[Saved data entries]
============================================================
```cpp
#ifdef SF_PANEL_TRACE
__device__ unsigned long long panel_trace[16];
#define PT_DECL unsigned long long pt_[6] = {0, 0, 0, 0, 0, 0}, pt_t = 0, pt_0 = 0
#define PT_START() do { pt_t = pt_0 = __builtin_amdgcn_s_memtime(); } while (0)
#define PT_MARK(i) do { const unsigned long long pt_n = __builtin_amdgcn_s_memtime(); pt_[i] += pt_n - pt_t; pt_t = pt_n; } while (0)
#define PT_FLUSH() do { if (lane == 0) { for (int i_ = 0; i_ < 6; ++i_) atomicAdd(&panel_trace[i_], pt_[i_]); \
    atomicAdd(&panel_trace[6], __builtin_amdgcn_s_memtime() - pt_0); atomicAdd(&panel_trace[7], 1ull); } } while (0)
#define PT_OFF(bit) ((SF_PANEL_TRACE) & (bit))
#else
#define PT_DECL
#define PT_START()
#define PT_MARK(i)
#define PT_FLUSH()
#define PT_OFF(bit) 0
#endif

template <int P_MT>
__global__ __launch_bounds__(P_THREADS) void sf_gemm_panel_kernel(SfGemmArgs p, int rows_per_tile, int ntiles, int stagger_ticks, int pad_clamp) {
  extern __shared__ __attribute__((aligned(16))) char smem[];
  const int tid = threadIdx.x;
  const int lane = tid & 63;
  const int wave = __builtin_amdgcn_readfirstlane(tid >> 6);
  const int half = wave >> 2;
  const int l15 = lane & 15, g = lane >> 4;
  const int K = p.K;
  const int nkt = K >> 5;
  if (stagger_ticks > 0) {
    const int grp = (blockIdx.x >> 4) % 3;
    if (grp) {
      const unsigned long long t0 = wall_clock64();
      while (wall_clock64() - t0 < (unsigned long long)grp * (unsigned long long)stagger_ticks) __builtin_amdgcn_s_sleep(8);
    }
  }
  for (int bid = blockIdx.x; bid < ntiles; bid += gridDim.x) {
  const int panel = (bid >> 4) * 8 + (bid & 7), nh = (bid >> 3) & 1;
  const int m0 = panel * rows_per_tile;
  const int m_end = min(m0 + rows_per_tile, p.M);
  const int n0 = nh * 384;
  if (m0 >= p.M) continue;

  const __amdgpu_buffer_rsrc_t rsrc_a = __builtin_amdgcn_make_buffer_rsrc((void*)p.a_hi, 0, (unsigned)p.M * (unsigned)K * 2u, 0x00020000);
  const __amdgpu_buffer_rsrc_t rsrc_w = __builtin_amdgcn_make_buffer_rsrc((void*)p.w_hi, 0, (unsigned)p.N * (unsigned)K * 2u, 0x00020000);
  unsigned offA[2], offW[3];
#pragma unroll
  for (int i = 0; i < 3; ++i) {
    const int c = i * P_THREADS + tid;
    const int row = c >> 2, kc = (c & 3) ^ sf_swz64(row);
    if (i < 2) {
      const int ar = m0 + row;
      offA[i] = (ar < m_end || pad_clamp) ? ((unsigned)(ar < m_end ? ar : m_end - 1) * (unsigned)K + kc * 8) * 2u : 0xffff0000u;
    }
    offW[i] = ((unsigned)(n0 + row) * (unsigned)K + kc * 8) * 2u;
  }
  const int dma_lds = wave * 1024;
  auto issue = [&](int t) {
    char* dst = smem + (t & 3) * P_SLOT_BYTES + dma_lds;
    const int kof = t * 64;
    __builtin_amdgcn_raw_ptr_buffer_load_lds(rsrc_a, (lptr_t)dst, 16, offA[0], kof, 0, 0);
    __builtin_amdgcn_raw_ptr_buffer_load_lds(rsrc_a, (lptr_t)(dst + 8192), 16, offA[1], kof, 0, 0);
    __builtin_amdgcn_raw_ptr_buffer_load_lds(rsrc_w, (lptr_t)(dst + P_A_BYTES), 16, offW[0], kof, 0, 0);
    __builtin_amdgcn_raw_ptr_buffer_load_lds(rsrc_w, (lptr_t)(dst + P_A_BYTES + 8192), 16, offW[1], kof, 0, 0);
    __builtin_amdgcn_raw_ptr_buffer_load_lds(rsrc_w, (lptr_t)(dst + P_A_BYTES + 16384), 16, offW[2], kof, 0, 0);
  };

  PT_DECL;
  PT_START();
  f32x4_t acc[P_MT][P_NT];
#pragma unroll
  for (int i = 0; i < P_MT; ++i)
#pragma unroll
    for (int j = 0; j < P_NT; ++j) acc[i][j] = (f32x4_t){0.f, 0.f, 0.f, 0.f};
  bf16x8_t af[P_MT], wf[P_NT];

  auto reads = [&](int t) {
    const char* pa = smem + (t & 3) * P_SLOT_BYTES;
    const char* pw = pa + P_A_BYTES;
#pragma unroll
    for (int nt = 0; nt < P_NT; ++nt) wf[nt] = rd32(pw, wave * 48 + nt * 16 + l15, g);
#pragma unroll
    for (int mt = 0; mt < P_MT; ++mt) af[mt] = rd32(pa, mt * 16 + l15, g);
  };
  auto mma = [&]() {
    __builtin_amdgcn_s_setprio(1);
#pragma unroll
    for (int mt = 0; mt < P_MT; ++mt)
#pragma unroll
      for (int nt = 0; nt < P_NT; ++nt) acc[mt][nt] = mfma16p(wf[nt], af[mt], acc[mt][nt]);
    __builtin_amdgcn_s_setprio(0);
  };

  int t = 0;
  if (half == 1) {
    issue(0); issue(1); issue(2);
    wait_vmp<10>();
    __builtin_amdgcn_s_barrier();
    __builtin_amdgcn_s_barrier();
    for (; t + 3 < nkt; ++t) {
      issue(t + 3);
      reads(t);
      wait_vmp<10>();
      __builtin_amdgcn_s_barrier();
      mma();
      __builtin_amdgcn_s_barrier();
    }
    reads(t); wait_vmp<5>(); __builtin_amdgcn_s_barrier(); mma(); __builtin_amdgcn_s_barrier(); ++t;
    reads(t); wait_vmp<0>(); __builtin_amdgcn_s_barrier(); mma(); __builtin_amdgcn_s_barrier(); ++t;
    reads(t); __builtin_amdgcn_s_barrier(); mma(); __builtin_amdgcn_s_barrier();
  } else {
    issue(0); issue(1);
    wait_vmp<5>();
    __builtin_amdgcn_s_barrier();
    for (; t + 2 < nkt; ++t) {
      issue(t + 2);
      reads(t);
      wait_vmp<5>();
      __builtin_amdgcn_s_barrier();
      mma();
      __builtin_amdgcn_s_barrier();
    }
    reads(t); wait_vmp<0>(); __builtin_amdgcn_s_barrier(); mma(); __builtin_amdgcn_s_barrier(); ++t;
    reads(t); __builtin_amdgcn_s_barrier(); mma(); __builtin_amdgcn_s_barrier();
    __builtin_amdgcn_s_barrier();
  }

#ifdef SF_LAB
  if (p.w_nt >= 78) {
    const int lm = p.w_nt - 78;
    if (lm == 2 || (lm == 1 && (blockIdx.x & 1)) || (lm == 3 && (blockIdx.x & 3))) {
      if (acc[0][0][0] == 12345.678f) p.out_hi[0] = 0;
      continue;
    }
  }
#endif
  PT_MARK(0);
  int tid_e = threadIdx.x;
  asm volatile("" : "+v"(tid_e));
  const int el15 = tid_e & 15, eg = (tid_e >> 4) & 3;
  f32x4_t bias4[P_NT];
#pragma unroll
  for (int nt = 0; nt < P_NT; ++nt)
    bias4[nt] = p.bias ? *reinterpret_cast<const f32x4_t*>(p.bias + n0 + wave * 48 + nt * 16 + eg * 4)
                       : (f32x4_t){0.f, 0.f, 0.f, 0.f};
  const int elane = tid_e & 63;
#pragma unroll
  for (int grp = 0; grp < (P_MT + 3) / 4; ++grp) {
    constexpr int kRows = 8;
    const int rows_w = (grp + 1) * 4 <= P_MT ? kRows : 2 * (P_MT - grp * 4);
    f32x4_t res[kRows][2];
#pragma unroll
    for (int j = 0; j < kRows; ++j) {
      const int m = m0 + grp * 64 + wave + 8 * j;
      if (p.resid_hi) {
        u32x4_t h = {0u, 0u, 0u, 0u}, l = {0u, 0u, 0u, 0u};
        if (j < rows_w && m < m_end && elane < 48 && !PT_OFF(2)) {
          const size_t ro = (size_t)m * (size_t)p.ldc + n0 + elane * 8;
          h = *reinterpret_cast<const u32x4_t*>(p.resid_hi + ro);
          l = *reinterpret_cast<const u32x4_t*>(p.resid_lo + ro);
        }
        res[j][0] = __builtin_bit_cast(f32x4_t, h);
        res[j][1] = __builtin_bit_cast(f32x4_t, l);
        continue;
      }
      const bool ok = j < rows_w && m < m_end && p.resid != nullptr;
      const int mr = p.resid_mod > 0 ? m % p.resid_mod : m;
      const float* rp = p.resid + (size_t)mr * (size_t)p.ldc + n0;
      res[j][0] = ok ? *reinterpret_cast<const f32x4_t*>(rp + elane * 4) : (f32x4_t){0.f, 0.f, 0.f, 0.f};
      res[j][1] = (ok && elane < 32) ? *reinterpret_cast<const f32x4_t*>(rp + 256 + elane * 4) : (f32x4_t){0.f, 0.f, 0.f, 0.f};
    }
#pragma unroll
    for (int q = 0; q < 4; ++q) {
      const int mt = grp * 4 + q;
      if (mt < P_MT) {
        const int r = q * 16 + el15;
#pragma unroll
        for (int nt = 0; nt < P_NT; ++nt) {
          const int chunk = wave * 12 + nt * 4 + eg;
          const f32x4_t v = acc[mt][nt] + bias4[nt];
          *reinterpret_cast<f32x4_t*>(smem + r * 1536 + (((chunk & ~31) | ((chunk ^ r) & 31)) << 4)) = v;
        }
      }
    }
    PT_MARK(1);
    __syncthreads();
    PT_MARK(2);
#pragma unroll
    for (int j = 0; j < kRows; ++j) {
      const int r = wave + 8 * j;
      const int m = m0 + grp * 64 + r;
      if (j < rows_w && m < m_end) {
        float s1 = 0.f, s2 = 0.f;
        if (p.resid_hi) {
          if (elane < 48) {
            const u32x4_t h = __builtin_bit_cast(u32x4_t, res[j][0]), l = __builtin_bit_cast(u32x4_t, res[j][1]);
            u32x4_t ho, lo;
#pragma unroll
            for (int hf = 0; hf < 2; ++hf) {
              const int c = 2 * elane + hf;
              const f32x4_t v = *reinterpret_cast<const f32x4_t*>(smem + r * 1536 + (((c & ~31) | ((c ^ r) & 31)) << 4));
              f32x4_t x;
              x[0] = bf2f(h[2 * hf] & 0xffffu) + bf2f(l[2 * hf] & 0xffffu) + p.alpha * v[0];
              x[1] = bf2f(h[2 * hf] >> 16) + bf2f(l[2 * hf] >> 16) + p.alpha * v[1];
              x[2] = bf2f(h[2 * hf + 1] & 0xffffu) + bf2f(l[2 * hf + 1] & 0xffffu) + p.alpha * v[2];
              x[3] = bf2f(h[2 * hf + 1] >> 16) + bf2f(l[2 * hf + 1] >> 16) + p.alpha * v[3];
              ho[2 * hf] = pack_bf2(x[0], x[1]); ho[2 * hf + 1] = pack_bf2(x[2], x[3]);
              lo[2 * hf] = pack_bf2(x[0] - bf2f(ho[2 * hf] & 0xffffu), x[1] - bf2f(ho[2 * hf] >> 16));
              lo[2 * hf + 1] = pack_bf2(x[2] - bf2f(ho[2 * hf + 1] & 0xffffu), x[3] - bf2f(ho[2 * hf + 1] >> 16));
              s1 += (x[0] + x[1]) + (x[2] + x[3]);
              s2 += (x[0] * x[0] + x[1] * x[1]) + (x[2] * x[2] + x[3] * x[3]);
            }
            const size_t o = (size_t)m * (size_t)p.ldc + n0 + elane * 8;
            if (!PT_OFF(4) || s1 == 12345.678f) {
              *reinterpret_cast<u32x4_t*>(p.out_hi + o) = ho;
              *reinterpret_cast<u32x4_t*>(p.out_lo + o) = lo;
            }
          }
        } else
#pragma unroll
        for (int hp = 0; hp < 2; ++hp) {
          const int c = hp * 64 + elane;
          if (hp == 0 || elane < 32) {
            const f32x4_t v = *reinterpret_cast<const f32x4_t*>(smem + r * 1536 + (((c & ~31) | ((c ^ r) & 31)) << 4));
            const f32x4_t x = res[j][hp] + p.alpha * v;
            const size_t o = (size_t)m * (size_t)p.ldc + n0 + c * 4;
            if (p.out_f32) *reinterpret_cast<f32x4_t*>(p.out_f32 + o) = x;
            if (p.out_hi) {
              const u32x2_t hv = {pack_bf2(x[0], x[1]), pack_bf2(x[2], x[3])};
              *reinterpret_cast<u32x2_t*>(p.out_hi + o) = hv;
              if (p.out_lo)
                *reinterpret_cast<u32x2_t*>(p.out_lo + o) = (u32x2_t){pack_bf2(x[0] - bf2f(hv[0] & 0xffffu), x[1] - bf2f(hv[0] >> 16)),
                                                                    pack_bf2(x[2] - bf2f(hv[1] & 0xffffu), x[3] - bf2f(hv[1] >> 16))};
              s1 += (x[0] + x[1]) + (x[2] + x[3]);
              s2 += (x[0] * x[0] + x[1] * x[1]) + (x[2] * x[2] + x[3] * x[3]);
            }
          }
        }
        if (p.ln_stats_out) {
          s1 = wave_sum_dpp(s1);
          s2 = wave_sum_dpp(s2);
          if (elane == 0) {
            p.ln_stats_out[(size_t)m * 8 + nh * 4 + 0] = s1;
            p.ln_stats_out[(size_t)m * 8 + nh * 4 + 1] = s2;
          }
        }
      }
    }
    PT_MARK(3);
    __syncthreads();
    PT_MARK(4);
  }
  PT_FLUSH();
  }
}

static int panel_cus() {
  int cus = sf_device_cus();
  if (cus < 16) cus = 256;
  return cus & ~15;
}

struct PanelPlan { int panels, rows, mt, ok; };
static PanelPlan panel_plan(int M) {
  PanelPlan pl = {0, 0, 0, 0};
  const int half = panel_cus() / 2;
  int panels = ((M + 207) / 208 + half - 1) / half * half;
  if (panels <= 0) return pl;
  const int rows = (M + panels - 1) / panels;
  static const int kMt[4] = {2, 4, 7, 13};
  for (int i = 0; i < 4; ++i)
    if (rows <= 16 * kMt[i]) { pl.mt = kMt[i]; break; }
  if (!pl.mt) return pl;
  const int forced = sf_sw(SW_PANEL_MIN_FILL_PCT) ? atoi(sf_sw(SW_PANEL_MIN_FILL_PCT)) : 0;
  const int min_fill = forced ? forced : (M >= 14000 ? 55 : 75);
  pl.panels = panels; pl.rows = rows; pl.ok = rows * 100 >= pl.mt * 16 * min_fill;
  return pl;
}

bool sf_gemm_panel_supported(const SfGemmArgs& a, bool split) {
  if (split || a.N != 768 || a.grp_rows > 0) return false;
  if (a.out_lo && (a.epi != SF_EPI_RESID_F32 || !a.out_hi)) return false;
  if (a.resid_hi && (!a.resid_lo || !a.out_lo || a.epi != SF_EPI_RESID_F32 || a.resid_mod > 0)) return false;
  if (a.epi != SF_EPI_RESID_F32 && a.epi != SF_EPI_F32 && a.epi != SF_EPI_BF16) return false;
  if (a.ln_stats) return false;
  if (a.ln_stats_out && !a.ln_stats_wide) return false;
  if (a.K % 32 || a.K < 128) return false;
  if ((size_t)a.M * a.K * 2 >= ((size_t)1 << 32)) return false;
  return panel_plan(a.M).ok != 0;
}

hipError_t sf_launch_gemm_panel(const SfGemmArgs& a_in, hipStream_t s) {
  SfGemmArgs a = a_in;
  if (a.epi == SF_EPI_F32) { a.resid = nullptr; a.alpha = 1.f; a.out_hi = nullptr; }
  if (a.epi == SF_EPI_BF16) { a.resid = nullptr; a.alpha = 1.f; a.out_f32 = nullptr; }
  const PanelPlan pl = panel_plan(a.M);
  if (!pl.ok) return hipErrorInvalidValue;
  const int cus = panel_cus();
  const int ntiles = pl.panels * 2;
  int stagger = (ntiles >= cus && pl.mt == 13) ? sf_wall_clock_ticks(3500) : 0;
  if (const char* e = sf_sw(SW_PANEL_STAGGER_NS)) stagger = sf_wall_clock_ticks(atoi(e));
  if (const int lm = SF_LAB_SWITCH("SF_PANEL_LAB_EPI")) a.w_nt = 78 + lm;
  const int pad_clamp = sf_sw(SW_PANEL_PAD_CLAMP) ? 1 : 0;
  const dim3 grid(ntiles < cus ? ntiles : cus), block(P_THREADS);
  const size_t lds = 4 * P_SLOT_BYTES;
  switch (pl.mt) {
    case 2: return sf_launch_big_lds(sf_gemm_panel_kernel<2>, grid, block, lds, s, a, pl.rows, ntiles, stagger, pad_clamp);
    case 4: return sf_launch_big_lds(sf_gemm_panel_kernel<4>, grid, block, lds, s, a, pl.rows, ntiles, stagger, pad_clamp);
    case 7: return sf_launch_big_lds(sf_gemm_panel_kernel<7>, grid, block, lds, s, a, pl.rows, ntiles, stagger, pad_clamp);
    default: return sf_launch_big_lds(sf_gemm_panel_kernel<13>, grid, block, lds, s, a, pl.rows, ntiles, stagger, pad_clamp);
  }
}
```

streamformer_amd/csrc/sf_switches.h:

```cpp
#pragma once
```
============================================================
▶ [What you should do]: Pick every line of the data that includes the string "float".

▶ [Response to the exercise]:
      const float* rp = p.resid + (size_t)mr * (size_t)p.ldc + n0;
        float s1 = 0.f, s2 = 0.f;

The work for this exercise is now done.